- TASK OBJECTIVE: Output, please, exactly those lines of the listing that come before the line with "m0, %1\n\ts_nop 0\n\tglobal_load_lds_dwordx4", along with that line itself.

- RECORDS SUPPLIED:
#if defined(__HIP_DEVICE_COMPILE__)
  const unsigned lds0 = __builtin_amdgcn_readfirstlane((unsigned)(uintptr_t)(__attribute__((address_space(3))) void*)smem);
#endif
  auto dma_s = [&](const unsigned char* sbase, unsigned voff, int lds_off) {
#if defined(__HIP_DEVICE_COMPILE__)
    asm volatile("s_mov_b32 m0, %2\n\ts_nop 0\n\tglobal_load_lds_dwordx4 %0, %1"
                 :: "v"(voff), "s"(sbase), "s"(__builtin_amdgcn_readfirstlane(lds0 + (unsigned)lds_off)) : "memory");
#else
    __builtin_amdgcn_global_load_lds(sbase + voff, smem + lds_off, 16, 0, 0);
#endif
  };
  auto dma_v = [&](const void* vptr, int lds_off) {
#if defined(__HIP_DEVICE_COMPILE__)
    asm volatile("s_mov_b32 m0, %1\n\ts_nop 0\n\tglobal_load_lds_dwordx4 %0, off"
                 :: "v"(vptr), "s"(__builtin_amdgcn_readfirstlane(lds0 + (unsigned)lds_off)) : "memory");
#else
    __builtin_amdgcn_global_load_lds(vptr, smem + lds_off, 16, 0, 0);
#endif
  };

  const int xdq = (G >> 3) / a.nrow;
  const int g_ct = a.xcd ? (8 * xdq) % a.ncol : G % a.ncol, g_rb = a.xcd ? (G >> 3) % a.nrow : (G / a.ncol) % a.nrow,
            g_b = a.xcd ? (8 * xdq) / a.ncol : G / tiles_img;
  const int g_ct1 = (8 * xdq + 8) % a.ncol, g_b1 = (8 * xdq + 8) / a.ncol;
  auto tile_advance = [&](int& ct, int& rb, int& b) __attribute__((always_inline)) {
    int& d0 = a.xcd ? rb : ct;
    int& d1 = a.xcd ? ct : rb;
    const int r0 = a.xcd ? a.nrow : a.ncol, r1 = a.xcd ? a.ncol : a.nrow;
    d0 += a.xcd ? g_rb : g_ct;
    const int c1 = d0 >= r0 ? 1 : 0;
    d0 -= c1 ? r0 : 0;
    d1 += a.xcd ? (c1 ? g_ct1 : g_ct) : g_rb + c1;
    const int c2 = d1 >= r1 ? 1 : 0;
    d1 -= c2 ? r1 : 0;
    b += (a.xcd && c1 ? g_b1 : g_b) + c2;
  };
  const int xs0 = ((wg >> 3) / a.nrow) * 8 + (wg & 7);
  int f_ct = a.xcd ? xs0 % a.ncol : wg % a.ncol, f_rb = a.xcd ? (wg >> 3) % a.nrow : (wg / a.ncol) % a.nrow,
      f_b = a.xcd ? xs0 / a.ncol : wg / tiles_img;
  int c_ct = f_ct, c_rb = f_rb, c_b = f_b;

  int hk = 0, hc = 0;
  int hh0 = 0, hw0 = 0;
  const unsigned char* htile = nullptr;
  const unsigned char* hbase = nullptr;
  bool hnew = true;
  auto halo_begin = [&]() {
    if (hnew) {
      hh0 = f_rb * 8 - 2; hw0 = f_ct * 32 - 2;
      htile = (const unsigned char*)(a.x + (size_t)f_b * a.x_bs + a.x_co) + ((long)hh0 * a.W + hw0) * (long)a.x_cs * 2;
      hnew = false;
    }
    hbase = htile + hc * 64;
    if (!FIRST && hc == 0) hc = 1;
    else if (hk + 1 < ntl) { ++hk; hc = 0; tile_advance(f_ct, f_rb, f_b); hnew = true; }
  };
  auto halo_piece = [&](int buf, int j) {
    const int q = wave * BK_XPIECES + j;
    int ol = lane;
    asm volatile("" : "+v"(ol));
    const int pp = 16 * q + (ol >> 2), r = (pp * 1821) >> 16, cc = pp - BK_XP * r;
    const int hs = (ol & 3) ^ ((ol >> 4) & 3);
    const bool ok = pp < 12 * BK_XP && (unsigned)(hh0 + r) < (unsigned)a.H && (unsigned)(hw0 + cc) < (unsigned)a.W && (!FIRST || hs < a.nslots1);
    const unsigned char* src = hbase + (long)((r * a.W + cc) * a.x_cs * 2 + hs * 16);
    dma_v(ok ? (const void*)src : (const void*)a.zero16, buf + q * 1024);
  };
  int fslot = 0, fslab = 0;
  auto slab_piece = [&]() { dma_s(a.w + (size_t)fslab * SLAB + wave * 1024, lane * 16, RING + fslot * SLAB + wave * 1024); };
  auto slab_advance = [&]() {
    fslot = fslot + 1 == R ? 0 : fslot + 1;
    fslab = fslab + 1 == bk_nsteps(FIRST) ? 0 : fslab + 1;
  };

  int a1[3][3], a2[3];
#pragma unroll
  for (int dh = 0; dh < 3; ++dh)
#pragma unroll
    for (int dw = 0; dw < 3; ++dw) {
      const int P = 96 * wave + m + BK_XP * dh + dw;
      a1[dh][dw] = P * 64 + (((hi ^ (P >> 2)) & 3) << 4);
    }
#pragma unroll
  for (int d = 0; d < 3; ++d) {
    const int c = d + m;
    a2[d] = c * 64 + (((hi ^ (c >> 2)) & 3) << 4) + wave * 2 * ROWB2;
  }
  if constexpr (M16) {
    const int n16 = lane & 15, q16 = lane >> 4;
#pragma unroll
    for (int dh = 0; dh < 3; ++dh)
#pragma unroll
      for (int dw = 0; dw < 3; ++dw) {
        const int P = 96 * wave + n16 + BK_XP * dh + dw;
        a1[dh][dw] = P * 64 + (((q16 ^ (P >> 2)) & 3) << 4);
      }
#pragma unroll
    for (int d = 0; d < 3; ++d) {
      const int c = d + n16;
      a2[d] = c * 64 + (((q16 ^ (c >> 2)) & 3) << 4) + wave * 2 * ROWB2;
    }
  }
  const int boff = RING + lane * 16;

  f32x16 acc[M16 ? 1 : 3][M16 ? 1 : NCT];
  f32x4 acc6[M16 ? 6 : 1][M16 ? 4 : 1];
  s16x8 fa[2][3], fb[2][NCT];
  s16x8 fa16[6];
#define BK_FENCE() __builtin_amdgcn_sched_barrier(0)
#define BK_RD(F, FS, BUF, K, AADDR, BADDR, KS)                                                              \
  {                                                                                                         \
    if ((K) == 0) fa[BUF][0] = *(const s16x8*)(smem + (AADDR));                                              \
    else if ((K) <= NCT) fb[BUF][(K) - 1] = *(const s16x8*)(smem + (BADDR) + ((KS) * NCT + (K) - 1) * 1024);  \
    else fa[BUF][(K) - NCT] = *(const s16x8*)(smem + (AADDR) + ((K) - NCT) * (FS));                          \
    BK_FENCE();                                                                                             \
  }
#define BK_MM(BUF, N)                                                                                       \
  {                                                                                                         \
    acc[(N) / NCT][(N) % NCT] = H16<DT>::mfma(fb[BUF][(N) % NCT], fa[BUF][(N) / NCT], acc[(N) / NCT][(N) % NCT]); \
    BK_FENCE();                                                                                             \
  }
#define BK_SYNC(VMCNT, LGKM)                                      \
  {                                                               \
    asm volatile("" ::: "memory");                                \
    __builtin_amdgcn_s_waitcnt(C3_WAIT_IMM(VMCNT, LGKM));         \
    __builtin_amdgcn_s_barrier();                                 \
    asm volatile("" ::: "memory");                                \
    BK_FENCE();                                                   \
  }
#define BK_STEP(F, FS, G_, HB_, NF_, NFS_, A1_, ANEXT_)                                                            \
  {                                                                                                                \
    constexpr int NM_ = (F) * NCT, NR_ = (F) + NCT, NRN_ = (NF_) ? (NF_) + NCT : 0;                                \
    constexpr int NH_ = bk_pieces(FIRST, G_), NP_ = 1 + NH_, HF_ = bk_first_u(bk_ord(FIRST, G_)), YG_ = bk_younger(FIRST, G_); \
    const int acur_ = (A1_);                                                                                       \
    const int bcur_ = boff + rslot * SLAB;                                                                         \
    const int rnext_ = rslot + 1 == R ? 0 : rslot + 1;                                                             \
    const int anext_ = (ANEXT_);                                                                                   \
    const int bnext_ = boff + rnext_ * SLAB;                                                                       \
    BK_FENCE();                                                                                                    \
    _Pragma("unroll") for (int n = 0; n < NM_; ++n) {                                                              \
      BK_MM(0, n)                                                                                                  \
      if (n < NR_) BK_RD(F, FS, 1, n, acur_, bcur_, 1)                                                             \
    }                                                                                                              \
    _Pragma("unroll") for (int n = 0; n < NM_ / 2; ++n) {                                                          \
      BK_MM(1, n)                                                                                                  \
      if (n < NRN_) BK_RD(NF_, NFS_, 0, n, anext_, bnext_, 0)                                                      \
    }                                                                                                              \
    { _Pragma("unroll") for (int n = NM_ / 2; n < NRN_; ++n) BK_RD(NF_, NFS_, 0, n, anext_, bnext_, 0) }           \
    BK_SYNC(YG_, NRN_)                                                                                             \
    if (NH_ > 0 && bk_ord(FIRST, G_) == 0) halo_begin();                                                           \
    _Pragma("unroll") for (int n = NM_ / 2; n < NM_; ++n) {                                                        \
      BK_MM(1, n)                                                                                                  \
      _Pragma("unroll") for (int p = 0; p < NP_; ++p)                                                              \
        if (p * (NM_ / 2) / NP_ == n - NM_ / 2) {                                                                  \
          if (p == 0) slab_piece(); else halo_piece(HB_, HF_ + p - 1);                                             \
          BK_FENCE();                                                                                              \
        }                                                                                                          \
    }                                                                                                              \
    slab_advance();                                                                                                \
    rslot = rnext_;                                                                                                \
  }
#define BK_C1(U_, S_)                                                                                              \
  BK_STEP(3, 2048, 9 * (U_) + (S_), BK_BUF, (((U_) == 1 && (S_) == 8) ? 0 : 3), 2048,                              \
          (a1[(S_) / 3][(S_) % 3] + (U_) * BK_BUF) ^ 32,                                                           \
          ((S_) == 8 ? a1[0][0] + BK_BUF : a1[(((S_) + 1) % 9) / 3][((S_) + 1) % 3] + (U_) * BK_BUF))
#define BK_P1(S_)                                                                                                  \
  BK_STEP(3, 2048, (S_), 0, ((S_) == 4 ? 0 : 3), 2048, a1[((2 * (S_) + 1) % 9) / 3][(2 * (S_) + 1) % 3],           \
          a1[((2 * (S_) + 2) % 9) / 3][(2 * (S_) + 2) % 3])
#define BK_C2(C_, S_)                                                                                              \
  BK_STEP(2, ROWB2, (FIRST ? 5 : 18) + 9 * (C_) + (S_), 0, (((C_) == 1 && (S_) == 8) ? 3 : 2), (((C_) == 1 && (S_) == 8) ? 2048 : ROWB2), \
          (a2[(S_) % 3] + ((S_) / 3) * ROWB2 + (C_) * BK_BUF) ^ 32,                                                \
          ((S_) == 8 ? ((C_) == 1 ? a1[0][0] : a2[0] + BK_BUF) : a2[((S_) + 1) % 3] + ((((S_) + 1) % 9) / 3) * ROWB2 + (C_) * BK_BUF))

- RESPONSE TO THE TASK:
#if defined(__HIP_DEVICE_COMPILE__)
  const unsigned lds0 = __builtin_amdgcn_readfirstlane((unsigned)(uintptr_t)(__attribute__((address_space(3))) void*)smem);
#endif
  auto dma_s = [&](const unsigned char* sbase, unsigned voff, int lds_off) {
#if defined(__HIP_DEVICE_COMPILE__)
    asm volatile("s_mov_b32 m0, %2\n\ts_nop 0\n\tglobal_load_lds_dwordx4 %0, %1"
                 :: "v"(voff), "s"(sbase), "s"(__builtin_amdgcn_readfirstlane(lds0 + (unsigned)lds_off)) : "memory");
#else
    __builtin_amdgcn_global_load_lds(sbase + voff, smem + lds_off, 16, 0, 0);
#endif
  };
  auto dma_v = [&](const void* vptr, int lds_off) {
#if defined(__HIP_DEVICE_COMPILE__)
    asm volatile("s_mov_b32 m0, %1\n\ts_nop 0\n\tglobal_load_lds_dwordx4 %0, off"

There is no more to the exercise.